■ **ACTION ITEM**:
In the data below, find the line that contains "const uint32_t k = X.nch(h);" and the line that contains "const uint32_t want0". Copy both, plus every line between them, exactly.

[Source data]

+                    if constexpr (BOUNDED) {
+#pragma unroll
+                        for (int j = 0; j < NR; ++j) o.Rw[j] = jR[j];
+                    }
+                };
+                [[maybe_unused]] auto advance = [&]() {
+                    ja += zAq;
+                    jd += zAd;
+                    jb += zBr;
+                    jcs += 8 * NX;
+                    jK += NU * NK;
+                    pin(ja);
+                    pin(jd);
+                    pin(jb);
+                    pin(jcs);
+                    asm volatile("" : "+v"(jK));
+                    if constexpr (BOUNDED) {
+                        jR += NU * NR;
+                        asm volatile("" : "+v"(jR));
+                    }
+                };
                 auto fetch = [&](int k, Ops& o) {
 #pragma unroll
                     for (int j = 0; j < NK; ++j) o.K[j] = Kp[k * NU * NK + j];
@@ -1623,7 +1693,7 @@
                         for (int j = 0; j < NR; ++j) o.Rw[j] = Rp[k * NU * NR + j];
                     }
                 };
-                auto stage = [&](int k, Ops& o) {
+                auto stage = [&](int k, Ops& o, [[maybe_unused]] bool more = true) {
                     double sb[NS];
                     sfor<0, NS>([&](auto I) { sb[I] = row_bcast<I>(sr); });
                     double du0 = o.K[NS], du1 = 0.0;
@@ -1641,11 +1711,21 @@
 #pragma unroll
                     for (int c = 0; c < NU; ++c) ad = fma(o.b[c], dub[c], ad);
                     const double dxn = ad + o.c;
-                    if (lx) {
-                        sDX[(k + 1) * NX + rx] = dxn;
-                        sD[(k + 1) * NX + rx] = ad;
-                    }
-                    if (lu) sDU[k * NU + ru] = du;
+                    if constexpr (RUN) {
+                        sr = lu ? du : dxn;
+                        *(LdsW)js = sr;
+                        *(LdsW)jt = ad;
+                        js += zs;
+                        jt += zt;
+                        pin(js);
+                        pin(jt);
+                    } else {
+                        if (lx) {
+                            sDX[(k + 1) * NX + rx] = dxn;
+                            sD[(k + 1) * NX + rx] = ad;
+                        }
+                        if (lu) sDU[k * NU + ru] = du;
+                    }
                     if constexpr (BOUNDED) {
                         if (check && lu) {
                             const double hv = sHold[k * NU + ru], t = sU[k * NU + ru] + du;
==
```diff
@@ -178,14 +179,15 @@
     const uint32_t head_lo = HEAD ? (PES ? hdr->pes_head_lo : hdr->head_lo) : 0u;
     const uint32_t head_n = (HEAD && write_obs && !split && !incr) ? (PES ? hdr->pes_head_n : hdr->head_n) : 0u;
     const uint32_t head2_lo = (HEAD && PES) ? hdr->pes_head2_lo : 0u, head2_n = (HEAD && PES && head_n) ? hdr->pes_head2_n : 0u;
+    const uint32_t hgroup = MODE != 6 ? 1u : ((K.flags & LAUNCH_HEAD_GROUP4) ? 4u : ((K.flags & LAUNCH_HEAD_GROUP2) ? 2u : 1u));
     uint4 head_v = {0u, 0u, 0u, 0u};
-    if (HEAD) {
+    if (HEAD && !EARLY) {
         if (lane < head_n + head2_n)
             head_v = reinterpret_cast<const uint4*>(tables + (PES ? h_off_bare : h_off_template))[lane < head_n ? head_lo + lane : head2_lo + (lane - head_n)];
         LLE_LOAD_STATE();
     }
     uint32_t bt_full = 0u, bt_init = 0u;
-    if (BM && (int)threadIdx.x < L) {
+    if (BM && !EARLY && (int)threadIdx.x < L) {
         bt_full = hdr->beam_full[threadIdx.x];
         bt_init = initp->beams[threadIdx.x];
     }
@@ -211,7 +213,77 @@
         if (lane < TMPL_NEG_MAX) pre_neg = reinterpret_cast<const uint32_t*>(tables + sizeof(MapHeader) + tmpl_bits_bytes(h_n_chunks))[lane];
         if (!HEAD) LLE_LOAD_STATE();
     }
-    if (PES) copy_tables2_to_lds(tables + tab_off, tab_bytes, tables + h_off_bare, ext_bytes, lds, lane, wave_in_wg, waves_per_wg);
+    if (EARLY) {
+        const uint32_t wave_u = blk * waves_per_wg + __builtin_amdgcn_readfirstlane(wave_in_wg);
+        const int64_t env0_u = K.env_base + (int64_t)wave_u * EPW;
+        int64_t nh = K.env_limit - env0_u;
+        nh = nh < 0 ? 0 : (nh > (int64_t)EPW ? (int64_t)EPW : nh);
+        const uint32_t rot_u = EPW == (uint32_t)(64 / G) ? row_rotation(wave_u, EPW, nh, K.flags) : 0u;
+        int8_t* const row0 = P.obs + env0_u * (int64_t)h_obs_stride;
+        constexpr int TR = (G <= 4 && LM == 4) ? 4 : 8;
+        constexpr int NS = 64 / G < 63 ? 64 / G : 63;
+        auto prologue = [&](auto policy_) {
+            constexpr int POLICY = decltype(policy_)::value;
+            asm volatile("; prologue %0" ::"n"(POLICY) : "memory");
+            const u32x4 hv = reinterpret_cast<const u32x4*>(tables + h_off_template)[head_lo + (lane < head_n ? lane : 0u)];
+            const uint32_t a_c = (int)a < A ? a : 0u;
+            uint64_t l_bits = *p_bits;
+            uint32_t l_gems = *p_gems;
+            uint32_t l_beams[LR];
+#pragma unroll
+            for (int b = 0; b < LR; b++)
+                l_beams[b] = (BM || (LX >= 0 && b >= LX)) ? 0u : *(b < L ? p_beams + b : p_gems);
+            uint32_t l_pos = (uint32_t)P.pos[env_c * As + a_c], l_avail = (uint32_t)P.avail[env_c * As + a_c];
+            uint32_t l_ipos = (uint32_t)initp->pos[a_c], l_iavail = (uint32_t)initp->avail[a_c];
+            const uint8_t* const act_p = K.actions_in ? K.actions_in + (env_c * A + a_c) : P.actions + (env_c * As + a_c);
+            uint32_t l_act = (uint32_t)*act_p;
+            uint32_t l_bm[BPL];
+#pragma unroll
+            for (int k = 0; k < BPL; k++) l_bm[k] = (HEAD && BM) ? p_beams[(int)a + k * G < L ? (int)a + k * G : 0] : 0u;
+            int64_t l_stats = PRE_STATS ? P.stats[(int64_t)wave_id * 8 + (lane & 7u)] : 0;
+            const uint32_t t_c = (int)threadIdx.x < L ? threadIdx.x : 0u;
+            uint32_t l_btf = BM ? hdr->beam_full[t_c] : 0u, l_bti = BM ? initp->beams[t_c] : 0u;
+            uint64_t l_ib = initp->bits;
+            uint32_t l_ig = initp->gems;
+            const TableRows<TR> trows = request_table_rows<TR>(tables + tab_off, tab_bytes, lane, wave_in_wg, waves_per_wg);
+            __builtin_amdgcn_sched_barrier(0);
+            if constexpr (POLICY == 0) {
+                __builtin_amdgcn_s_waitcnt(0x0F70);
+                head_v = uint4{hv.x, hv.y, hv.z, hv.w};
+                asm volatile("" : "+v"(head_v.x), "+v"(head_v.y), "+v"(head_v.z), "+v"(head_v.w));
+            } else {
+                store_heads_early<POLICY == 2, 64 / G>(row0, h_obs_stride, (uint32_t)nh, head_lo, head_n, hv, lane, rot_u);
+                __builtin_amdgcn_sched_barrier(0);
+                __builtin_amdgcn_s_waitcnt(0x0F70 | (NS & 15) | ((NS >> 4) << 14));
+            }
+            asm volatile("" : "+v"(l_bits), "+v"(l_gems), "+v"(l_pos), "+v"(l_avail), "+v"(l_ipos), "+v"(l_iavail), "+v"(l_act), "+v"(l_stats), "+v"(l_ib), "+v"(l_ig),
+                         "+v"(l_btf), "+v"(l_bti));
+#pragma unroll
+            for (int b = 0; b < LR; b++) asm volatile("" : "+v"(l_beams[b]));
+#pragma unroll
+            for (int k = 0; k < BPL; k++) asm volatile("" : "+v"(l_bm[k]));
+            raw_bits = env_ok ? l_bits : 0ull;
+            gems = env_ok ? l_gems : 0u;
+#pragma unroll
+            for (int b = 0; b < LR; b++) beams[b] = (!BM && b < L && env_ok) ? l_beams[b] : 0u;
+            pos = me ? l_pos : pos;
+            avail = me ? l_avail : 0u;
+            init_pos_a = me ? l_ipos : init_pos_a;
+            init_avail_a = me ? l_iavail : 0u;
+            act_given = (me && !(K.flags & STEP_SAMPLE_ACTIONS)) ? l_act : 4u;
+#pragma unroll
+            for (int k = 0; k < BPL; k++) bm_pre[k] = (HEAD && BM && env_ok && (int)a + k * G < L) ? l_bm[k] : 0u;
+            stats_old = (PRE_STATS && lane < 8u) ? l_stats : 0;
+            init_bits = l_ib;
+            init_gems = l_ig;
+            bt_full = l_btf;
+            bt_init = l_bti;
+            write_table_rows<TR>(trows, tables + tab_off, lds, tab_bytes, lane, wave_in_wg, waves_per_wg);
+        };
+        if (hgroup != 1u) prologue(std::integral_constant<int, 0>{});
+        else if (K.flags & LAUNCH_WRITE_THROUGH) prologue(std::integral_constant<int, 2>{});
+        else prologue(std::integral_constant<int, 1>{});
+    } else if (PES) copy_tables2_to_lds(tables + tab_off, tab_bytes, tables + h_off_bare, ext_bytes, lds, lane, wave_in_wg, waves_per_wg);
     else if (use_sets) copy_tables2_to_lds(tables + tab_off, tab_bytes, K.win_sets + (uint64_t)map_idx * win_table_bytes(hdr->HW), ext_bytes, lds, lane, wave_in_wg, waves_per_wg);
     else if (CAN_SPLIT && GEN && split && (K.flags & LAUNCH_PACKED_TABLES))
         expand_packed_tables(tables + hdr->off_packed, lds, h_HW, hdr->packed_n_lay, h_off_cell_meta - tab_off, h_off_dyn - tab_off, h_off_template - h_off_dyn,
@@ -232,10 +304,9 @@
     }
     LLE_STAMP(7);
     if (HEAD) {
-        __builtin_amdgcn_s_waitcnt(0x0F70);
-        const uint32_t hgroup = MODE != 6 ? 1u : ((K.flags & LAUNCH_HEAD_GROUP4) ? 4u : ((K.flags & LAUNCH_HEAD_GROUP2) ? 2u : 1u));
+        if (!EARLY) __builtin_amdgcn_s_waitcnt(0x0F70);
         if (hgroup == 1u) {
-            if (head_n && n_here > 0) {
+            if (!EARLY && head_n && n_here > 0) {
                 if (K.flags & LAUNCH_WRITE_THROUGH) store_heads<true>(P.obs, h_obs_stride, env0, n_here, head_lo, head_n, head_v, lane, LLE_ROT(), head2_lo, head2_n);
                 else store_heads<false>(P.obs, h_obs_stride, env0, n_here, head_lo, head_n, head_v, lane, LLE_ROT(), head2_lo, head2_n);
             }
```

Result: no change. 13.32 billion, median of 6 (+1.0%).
* * *
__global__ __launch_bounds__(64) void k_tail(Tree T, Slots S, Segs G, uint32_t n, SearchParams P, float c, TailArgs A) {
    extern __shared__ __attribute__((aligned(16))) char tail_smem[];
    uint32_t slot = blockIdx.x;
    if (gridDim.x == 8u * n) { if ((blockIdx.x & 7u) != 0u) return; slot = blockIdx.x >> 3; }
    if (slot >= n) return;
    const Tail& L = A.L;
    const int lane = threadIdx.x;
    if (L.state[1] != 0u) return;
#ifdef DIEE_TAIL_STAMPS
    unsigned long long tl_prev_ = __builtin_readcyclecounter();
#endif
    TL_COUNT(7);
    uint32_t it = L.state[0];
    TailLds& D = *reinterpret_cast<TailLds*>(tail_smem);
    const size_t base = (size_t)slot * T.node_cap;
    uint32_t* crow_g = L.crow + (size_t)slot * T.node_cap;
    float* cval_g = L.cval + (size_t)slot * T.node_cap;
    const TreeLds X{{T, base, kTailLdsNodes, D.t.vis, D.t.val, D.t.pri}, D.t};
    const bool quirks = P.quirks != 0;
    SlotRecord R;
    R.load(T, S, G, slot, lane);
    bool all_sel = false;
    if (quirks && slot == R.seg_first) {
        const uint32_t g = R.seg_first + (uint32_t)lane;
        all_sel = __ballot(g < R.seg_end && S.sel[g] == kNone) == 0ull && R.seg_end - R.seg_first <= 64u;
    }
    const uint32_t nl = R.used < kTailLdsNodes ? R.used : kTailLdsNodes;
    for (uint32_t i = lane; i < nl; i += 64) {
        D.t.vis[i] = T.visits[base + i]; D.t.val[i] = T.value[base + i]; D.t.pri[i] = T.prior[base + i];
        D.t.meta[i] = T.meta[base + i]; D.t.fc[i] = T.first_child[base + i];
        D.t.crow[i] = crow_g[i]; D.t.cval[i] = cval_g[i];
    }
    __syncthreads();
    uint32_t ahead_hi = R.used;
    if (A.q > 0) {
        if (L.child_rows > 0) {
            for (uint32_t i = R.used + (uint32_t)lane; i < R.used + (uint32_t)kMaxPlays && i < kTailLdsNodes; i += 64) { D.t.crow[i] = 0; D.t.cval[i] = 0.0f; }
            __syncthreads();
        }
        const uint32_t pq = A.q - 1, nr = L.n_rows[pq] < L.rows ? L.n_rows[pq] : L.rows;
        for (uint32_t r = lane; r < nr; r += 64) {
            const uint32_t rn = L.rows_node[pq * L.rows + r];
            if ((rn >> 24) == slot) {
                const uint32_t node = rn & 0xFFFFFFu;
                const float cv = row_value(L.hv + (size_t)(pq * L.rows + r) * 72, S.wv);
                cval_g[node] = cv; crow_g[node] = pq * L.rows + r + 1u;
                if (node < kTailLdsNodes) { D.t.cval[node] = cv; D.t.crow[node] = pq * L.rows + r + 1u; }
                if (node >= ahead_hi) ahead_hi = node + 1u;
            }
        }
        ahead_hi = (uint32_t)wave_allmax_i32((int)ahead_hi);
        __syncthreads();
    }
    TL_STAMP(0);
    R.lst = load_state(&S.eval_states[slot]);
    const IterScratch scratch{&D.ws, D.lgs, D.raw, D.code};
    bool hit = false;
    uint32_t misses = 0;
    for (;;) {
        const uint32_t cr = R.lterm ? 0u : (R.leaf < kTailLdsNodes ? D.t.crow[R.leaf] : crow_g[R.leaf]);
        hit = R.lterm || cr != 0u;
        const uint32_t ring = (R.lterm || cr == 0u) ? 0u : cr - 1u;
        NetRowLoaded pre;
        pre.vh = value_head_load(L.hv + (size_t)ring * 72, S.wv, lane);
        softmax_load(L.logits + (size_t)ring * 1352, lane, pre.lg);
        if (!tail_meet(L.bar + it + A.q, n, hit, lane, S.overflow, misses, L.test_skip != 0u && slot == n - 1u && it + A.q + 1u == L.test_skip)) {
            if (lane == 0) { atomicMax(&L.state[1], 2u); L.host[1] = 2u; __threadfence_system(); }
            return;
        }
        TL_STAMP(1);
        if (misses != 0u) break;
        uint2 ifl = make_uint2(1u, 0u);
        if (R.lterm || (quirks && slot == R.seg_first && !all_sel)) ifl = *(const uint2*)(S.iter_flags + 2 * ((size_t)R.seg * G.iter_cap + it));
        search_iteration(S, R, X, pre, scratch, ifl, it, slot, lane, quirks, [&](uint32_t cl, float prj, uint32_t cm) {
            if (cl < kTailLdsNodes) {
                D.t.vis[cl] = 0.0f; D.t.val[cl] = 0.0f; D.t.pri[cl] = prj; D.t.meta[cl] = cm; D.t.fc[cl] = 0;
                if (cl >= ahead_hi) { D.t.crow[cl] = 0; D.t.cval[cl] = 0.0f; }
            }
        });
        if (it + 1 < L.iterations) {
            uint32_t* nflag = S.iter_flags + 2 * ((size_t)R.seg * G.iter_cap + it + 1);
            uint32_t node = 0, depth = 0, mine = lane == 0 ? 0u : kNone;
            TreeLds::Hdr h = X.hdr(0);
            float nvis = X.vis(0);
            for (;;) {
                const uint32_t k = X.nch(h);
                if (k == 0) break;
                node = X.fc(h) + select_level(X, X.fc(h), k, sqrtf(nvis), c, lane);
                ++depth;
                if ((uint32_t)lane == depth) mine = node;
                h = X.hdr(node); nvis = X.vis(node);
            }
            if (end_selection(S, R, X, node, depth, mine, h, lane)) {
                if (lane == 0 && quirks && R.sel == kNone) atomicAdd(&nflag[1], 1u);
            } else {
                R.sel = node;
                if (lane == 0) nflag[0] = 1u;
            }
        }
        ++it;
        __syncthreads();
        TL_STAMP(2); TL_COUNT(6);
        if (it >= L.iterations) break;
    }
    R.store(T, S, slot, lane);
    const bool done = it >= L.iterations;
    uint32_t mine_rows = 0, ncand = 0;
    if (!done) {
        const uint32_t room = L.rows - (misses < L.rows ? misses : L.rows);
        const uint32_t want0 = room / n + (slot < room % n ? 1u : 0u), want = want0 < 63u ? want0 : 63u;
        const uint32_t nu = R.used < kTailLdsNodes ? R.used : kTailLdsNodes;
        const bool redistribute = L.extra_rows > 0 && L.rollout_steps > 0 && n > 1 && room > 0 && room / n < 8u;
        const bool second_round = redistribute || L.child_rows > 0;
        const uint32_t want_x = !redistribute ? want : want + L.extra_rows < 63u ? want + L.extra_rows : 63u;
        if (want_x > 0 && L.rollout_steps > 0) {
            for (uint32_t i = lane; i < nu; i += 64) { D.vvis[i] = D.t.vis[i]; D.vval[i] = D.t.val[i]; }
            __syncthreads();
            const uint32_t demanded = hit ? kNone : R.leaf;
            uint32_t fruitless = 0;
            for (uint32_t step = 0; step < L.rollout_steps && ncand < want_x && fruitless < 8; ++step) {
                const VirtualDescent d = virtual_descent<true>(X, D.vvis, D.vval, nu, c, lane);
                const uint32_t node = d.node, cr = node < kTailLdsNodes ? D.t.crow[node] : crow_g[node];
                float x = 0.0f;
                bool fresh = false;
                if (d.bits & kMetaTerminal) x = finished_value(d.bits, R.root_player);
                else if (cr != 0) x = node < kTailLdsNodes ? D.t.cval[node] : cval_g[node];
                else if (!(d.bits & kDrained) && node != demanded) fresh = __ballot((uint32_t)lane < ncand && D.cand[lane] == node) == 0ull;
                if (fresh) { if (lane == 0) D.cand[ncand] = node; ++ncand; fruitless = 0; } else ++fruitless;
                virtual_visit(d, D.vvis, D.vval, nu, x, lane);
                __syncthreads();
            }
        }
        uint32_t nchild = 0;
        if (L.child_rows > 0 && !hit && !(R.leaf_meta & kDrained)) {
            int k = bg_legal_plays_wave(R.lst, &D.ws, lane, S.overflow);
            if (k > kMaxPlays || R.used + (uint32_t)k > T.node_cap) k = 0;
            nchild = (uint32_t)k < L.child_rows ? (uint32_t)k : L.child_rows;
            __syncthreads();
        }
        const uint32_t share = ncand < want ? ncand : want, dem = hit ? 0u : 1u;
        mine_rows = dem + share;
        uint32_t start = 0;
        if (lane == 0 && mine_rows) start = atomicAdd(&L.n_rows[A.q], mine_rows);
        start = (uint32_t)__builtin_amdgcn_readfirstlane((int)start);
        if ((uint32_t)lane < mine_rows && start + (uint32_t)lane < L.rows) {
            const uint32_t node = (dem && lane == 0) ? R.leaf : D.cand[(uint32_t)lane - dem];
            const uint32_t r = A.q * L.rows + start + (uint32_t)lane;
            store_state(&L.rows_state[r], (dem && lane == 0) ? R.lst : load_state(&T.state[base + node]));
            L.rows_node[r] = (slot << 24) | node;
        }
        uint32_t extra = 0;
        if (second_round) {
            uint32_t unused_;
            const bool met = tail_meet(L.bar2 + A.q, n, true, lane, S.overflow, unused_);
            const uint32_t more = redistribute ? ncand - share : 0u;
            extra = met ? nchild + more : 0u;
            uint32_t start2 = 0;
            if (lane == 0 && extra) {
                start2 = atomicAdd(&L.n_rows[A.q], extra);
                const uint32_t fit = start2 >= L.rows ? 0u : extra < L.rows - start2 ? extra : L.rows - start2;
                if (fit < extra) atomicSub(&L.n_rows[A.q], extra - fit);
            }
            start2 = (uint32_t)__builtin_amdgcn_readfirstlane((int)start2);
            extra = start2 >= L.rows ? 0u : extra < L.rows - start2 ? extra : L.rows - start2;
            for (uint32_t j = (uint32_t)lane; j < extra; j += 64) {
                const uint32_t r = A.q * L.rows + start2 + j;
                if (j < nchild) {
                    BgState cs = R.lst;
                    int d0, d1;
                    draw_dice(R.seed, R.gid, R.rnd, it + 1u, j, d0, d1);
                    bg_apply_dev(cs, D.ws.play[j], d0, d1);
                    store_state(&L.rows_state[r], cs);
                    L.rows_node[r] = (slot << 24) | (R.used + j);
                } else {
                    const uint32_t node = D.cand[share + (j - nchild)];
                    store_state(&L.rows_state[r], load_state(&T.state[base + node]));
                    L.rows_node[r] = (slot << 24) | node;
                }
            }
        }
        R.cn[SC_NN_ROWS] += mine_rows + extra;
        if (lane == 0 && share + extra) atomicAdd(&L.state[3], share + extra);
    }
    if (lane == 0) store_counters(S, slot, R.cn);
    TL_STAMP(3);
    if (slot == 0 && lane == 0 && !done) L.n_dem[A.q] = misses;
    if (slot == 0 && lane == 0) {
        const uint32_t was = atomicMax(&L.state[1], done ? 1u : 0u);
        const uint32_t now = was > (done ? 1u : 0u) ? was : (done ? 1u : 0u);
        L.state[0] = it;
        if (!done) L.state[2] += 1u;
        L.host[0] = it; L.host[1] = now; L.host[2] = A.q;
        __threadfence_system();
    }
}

■ **EXERCISE RESULT**:
                const uint32_t k = X.nch(h);
                if (k == 0) break;
                node = X.fc(h) + select_level(X, X.fc(h), k, sqrtf(nvis), c, lane);
                ++depth;
                if ((uint32_t)lane == depth) mine = node;
                h = X.hdr(node); nvis = X.vis(node);
            }
            if (end_selection(S, R, X, node, depth, mine, h, lane)) {
                if (lane == 0 && quirks && R.sel == kNone) atomicAdd(&nflag[1], 1u);
            } else {
                R.sel = node;
                if (lane == 0) nflag[0] = 1u;
            }
        }
        ++it;
        __syncthreads();
        TL_STAMP(2); TL_COUNT(6);
        if (it >= L.iterations) break;
    }
    R.store(T, S, slot, lane);
    const bool done = it >= L.iterations;
    uint32_t mine_rows = 0, ncand = 0;
    if (!done) {
        const uint32_t room = L.rows - (misses < L.rows ? misses : L.rows);
        const uint32_t want0 = room / n + (slot < room % n ? 1u : 0u), want = want0 < 63u ? want0 : 63u;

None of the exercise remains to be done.